Guantánamo's Bleak Farce
After dropping war crimes charges against five prisoners today, the US's use of military commissions is unraveling
While the world remains transfixed by the economy and the US election, today's events at the US government's flagship "war on Terror" prison at Guantánamo indicate that the role of the military commissions - the novel system of terror trials created in the wake of the 9/11 attacks - are unravelling at a furious pace, and that what remains of the government's tattered credibility is collapsing alongside them.
What may be the endgame for the commissions began on September 24, when Lt Col Darrel Vandeveld, a key prosecutor, resigned unexpectedly, citing intractable problems regarding the deliberate suppression of evidence vital to the prisoners' defence.
One of Vandeveld's cases was that of the British resident Binyam Mohamed. Seized in Pakistan in April 2002, Mohamed was held for three months in a Pakistani jail (apparently under the supervision of US forces) and then effectively disappeared off the face of the earth from July 2002 until September 2004, when he arrived at Guantánamo.
The US government has never explained his whereabouts during this period, but his lawyers maintain that he was rendered by the CIA to Morocco, where he was tortured for 18 months, and was then rendered to Afghanistan, where he spent several months in a CIA prison near Kabul. They also insist that the main allegation against him - that he was involved in a plot to detonate a "dirty bomb" in a US city - was extracted through the use of torture.
Mohamed's lawyers also maintain that British agents visited their client while he was imprisoned in Pakistan, and that the British intelligence services provided intelligence reports to their US counterparts after he was rendered from Pakistan. Since May, they have been engaged in a transatlantic struggle to secure potentially exculpatory evidence relating to their client's case.
In August they secured a significant victory when the British High Court ruled that the evidence in the possession of the British government was "not only necessary but essential" for Mohamed's defence, although the ruling was then appealed by the UK government, whose representatives argued that the relationship between the British and American intelligence services was more important than the torture of a British resident.

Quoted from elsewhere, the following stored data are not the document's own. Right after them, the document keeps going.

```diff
@@ -1101,8 +1135,15 @@
       h3r = lds_transpose(h3b[p], sp + (7 % TS) * 512, c, g);
     }
     acc1[0] = mfma32(xr0[0], xr0[1], dz1r[0], dz1r[1], acc1[0]);
-    acc1[1] = mfma32(lo ? xur : zb, (!lo || c == 1) ? xur : zb, dz1r[0], dz1r[1], acc1[1]);
-    if constexpr (MA) {
+    if constexpr (MR)
+      acc1[1] = mfma32(xur_m[0], xur_m[1], dz1r[0], dz1r[1], acc1[1]);
+    else
+      acc1[1] = mfma32(lo ? xur : zb, (!lo || c == 1) ? xur : zb, dz1r[0], dz1r[1], acc1[1]);
+    if constexpr (MR) {
+      acc2 = mfma32(h1r[0], h1r[1], dz2r_m[0], dz2r_m[1], acc2);
+      acc3 = mfma16(h2r, dz3r, acc3);
+      acc4[0] = mfma32(h3r_m[0], h3r_m[1], dz4r[0], dz4r[1], acc4[0]);
+    } else if constexpr (MA) {
       acc2 = mfma32(h1r[0], h1r[1], lo ? dz2r : zb, lo ? zb : dz2r, acc2);
       acc3 = mfma16(h2r, dz3r, acc3);
       acc4[0] = mfma32(lo ? h3r : zb, lo ? zb : h3r, dz4r[0], dz4r[1], acc4[0]);
@@ -1122,13 +1163,14 @@
 template <int OCC, int ILP, int PF, int CM = 0>
 constexpr int ring_bytes_pf() { return ILP == 3 ? PF * (CM ? 912 : 1168) : ring_bytes<OCC, ILP>(); }
 
-template <int PF, int OCC, int ILP, int TS, int NPW = 1, int CM = 0>
+template <int PF, int OCC, int ILP, int TS, int NPW = 1, int CM = 0, int MC = 0>
 struct AELds {
   static constexpr int SCR = (ILP == 3 ? NPW * TS : 10) * 512;
   static constexpr int NORM_OFF = ILP == 3 ? WAVES * SCR : SLAB_BYTES;
   static constexpr int RING_OFF = NORM_OFF + NORM_BYTES;
   static constexpr int RING = ring_bytes_pf<OCC, ILP, PF, CM>();
-  static constexpr int END = RING_OFF + (PF > 0 ? WAVES * RING : 0);
+  static constexpr int CELLS_OFF = RING_OFF + (PF > 0 ? WAVES * RING : 0);
+  static constexpr int END = CELLS_OFF + MC;
   static constexpr int BYTES = END > SLAB_BYTES ? END : SLAB_BYTES;
 };
 
@@ -1139,7 +1181,10 @@
   constexpr bool CMP = CM != 0;
   static_assert(!CMP || (ILP == 3 && XM == 1 && DC == 18), "compact ring: packed pairs, tile-packed ring, D = 18");
   constexpr int DR = CMP ? 14 : DC;
-  using L = AELds<PF, OCC, ILP, (XP == 2 ? 0 : TS), NPW, CM>;
+  constexpr bool MR = XP == 5;
+  static_assert(!MR || (ILP == 3 && XM == 1 && NPW == 1 && PF == 4 && TS == 12), "XP 5: the unrolled two-slot pair loop");
+  using L = AELds<PF, OCC, ILP, (XP == 2 ? 0 : TS), NPW, CM, MR ? MASK_CELL_BYTES : 0>;
+  static_assert(L::BYTES <= 40960 || OCC < 4, "four workgroups per CU");
   static_assert(NPW == 1 || ILP == 3, "several pairs per iteration: packed pairs only");
   constexpr int RING = L::RING;
   static_assert(WAVES * (ILP == 3 && NPW == 1 ? TS : 10) * 512 <= SLAB_BYTES,
@@ -1172,6 +1217,10 @@
   else
     load_frags<FAST, FAST && prescaled_tanh<PACK>(), FAST && inject_bias_slots<PACK>()>(a, c, g, F, true);
   const float pad1 = (g == 3) ? 1.0f : 0.0f;
+  if constexpr (MR) {
+    for (int i = threadIdx.x; i < MASK_CELL_BYTES / 4; i += WAVES * 64)
+      smem[L::CELLS_OFF / 4 + i] = __uint_as_float(tr_mask_cell_word(i));
+  }
   __syncthreads();
 
   f32x4 acc1[2], acc2, acc3, acc4[2], acc2b, acc4b;
@@ -1295,6 +1344,14 @@
             lds_cc* axb = (lds_cc*)(ring + (slotb - 16) + c);
             asm volatile("" : "+v"(rowb), "+v"(upb));
             asm volatile("" : "+v"(axb));
+            lds_cc* rd_lo = nullptr;
+            lds_cc* rd_hi = nullptr;
+            if constexpr (MR) {
+              const int cells = L::CELLS_OFF - MASK_SLOT0 * 512 - wid * L::SCR;
+              rd_lo = (lds_cc*)scr + tr_rd_off_half(c, g, 0, cells);
+              rd_hi = (lds_cc*)scr + tr_rd_off_half(c, g, 1, cells);
+              asm volatile("" : "+v"(rd_lo), "+v"(rd_hi));
+            }
             auto trip = [&](auto slot) {
               constexpr int rs = decltype(slot)::value, ws = (rs + PS - 1) % PS;
               issue_next(ws);
@@ -1315,7 +1372,8 @@
               xup[0] = *(lds_f*)xu[0];
               constexpr bool RX = OCC >= 4;
               train_pair_packed<PACK, DC, false, TS, 1, XP, RX, CMP, true, false>(
-                  a, FP, scr, c, g, xf, xup, ix, acc1, acc2, acc3, acc4, acc2b, acc4b, sq, ab, corr, rows, xr, xu);
+                  a, FP, scr, c, g, xf, xup, ix, acc1, acc2, acc3, acc4, acc2b, acc4b, sq, ab, corr, rows, xr, xu, rd_lo,
+                  rd_hi);
             };
             for (unsigned k = ntrip; k > 0; k -= PS) {
               trip(RingSlot<0>{});
@@ -1472,21 +1530,28 @@
 
   __syncthreads();
   float* my = smem + wid * NSLOT;
+  int ce = c, ge = g;
+  if constexpr (MR) {
+    int le = threadIdx.x & 63;
+    asm volatile("" : "+v"(le));
+    ce = le & 15;
+    ge = le >> 4;
+  }
   if constexpr (ILP == 3) {
     if constexpr (XP == 0) {
-      acc2 = c < 8 ? acc2 : acc2b;
-      acc4[0] = g < 2 ? acc4[0] : acc4b;
+      acc2 = ce < 8 ? acc2 : acc2b;
+      acc4[0] = ge < 2 ? acc4[0] : acc4b;
     }
   }
 #pragma unroll
   for (int i = 0; i < 4; ++i) {
-    const int m = 4 * g + i;
-    my[OFF1 + m * 16 + c] = acc1[0][i];
-    my[OFF1 + (16 + m) * 16 + c] = acc1[1][i];
-    my[OFF2 + m * 16 + c] = acc2[i];
-    my[OFF3 + m * 16 + c] = acc3[i];
-    my[OFF4 + m * 32 + c] = acc4[0][i] * (2.0f / (float)a.D);
-    my[OFF4 + m * 32 + 16 + c] = acc4[1][i] * (2.0f / (float)a.D);
+    const int m = 4 * ge + i;
+    my[OFF1 + m * 16 + ce] = acc1[0][i];
+    my[OFF1 + (16 + m) * 16 + ce] = acc1[1][i];
+    my[OFF2 + m * 16 + ce] = acc2[i];
+    my[OFF3 + m * 16 + ce] = acc3[i];
+    my[OFF4 + m * 32 + ce] = acc4[0][i] * (2.0f / (float)a.D);
+    my[OFF4 + m * 32 + 16 + ce] = acc4[1][i] * (2.0f / (float)a.D);
   }
   sq = wave_sum(sq);
   ab = wave_sum(ab);
@@ -1828,7 +1893,7 @@
 }
 static int pair_xp() {
   const char* e = getenv("SML_AE_PAIR_XP");
-  return (e && e[0] >= '0' && e[0] <= '4') ? e[0] - '0' : 4;
+  return (e && e[0] >= '0' && e[0] <= '5') ? e[0] - '0' : 5;
 }
 static int train_occupancy() {
   const char* e = getenv("SML_AE_OCC");
@@ -1939,6 +2004,8 @@
       if (cm) {
         if (po == 2)
           hipLaunchKernelGGL((ae_train_kernel<PACK_REF, true, 8, 2, 18, 1, 3, 10, 2, 0, 1>), gd, bd, 0, stream, a);
+        else if (po == 4 && xp == 5)
+          launch_noted(ae_train_kernel<PACK_REF, true, 4, 4, 18, 1, 3, 12, 1, 5, 1>, 5, 12);
         else if (po == 4 && xp == 4)
           launch_noted(ae_train_kernel<PACK_REF, true, 4, 4, 18, 1, 3, 12, 1, 4, 1>, 4, 12);
         else if (po == 4 && xp >= 2)
```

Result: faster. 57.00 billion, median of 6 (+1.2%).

In the meantime, however, following a momentous ruling by the US supreme court in June, which granted the prisoners constitutional habeas corpus rights. Mohamed's case came before a US district court, where a judge ordered the US authorities to release the information that was being fought over in the UK.
Unwilling to reveal evidence relating to Mohamed's "extraordinary rendition" and torture, the US justice department dropped the "dirty bomb plot" allegation against Mohamed last week, and the US government then followed suit, dropping all the charges in his proposed trial by a military commission "without prejudice". According to Mohamed's lawyers, the defence department dropped the charges because of Vandeveld's pervasive complaints about the military suppressing evidence favourable to the accused.
This should be the end of the story, of course. But in a surreal twist, which reveals how far the entire process is removed from reality, the Pentagon also announced that it intended to re-file charges against Mohamed within 30 days, arguing that intervention by new military prosecutors has resolved the flaws identified by Vandeveld.
Clearly, this is nonsense born out of desperation. The Pentagon is hoping that, by dropping the charges against Mohamed, Vandeveld cannot be called to testify for the defence. But it surely inconceivable that they can shut him up forever.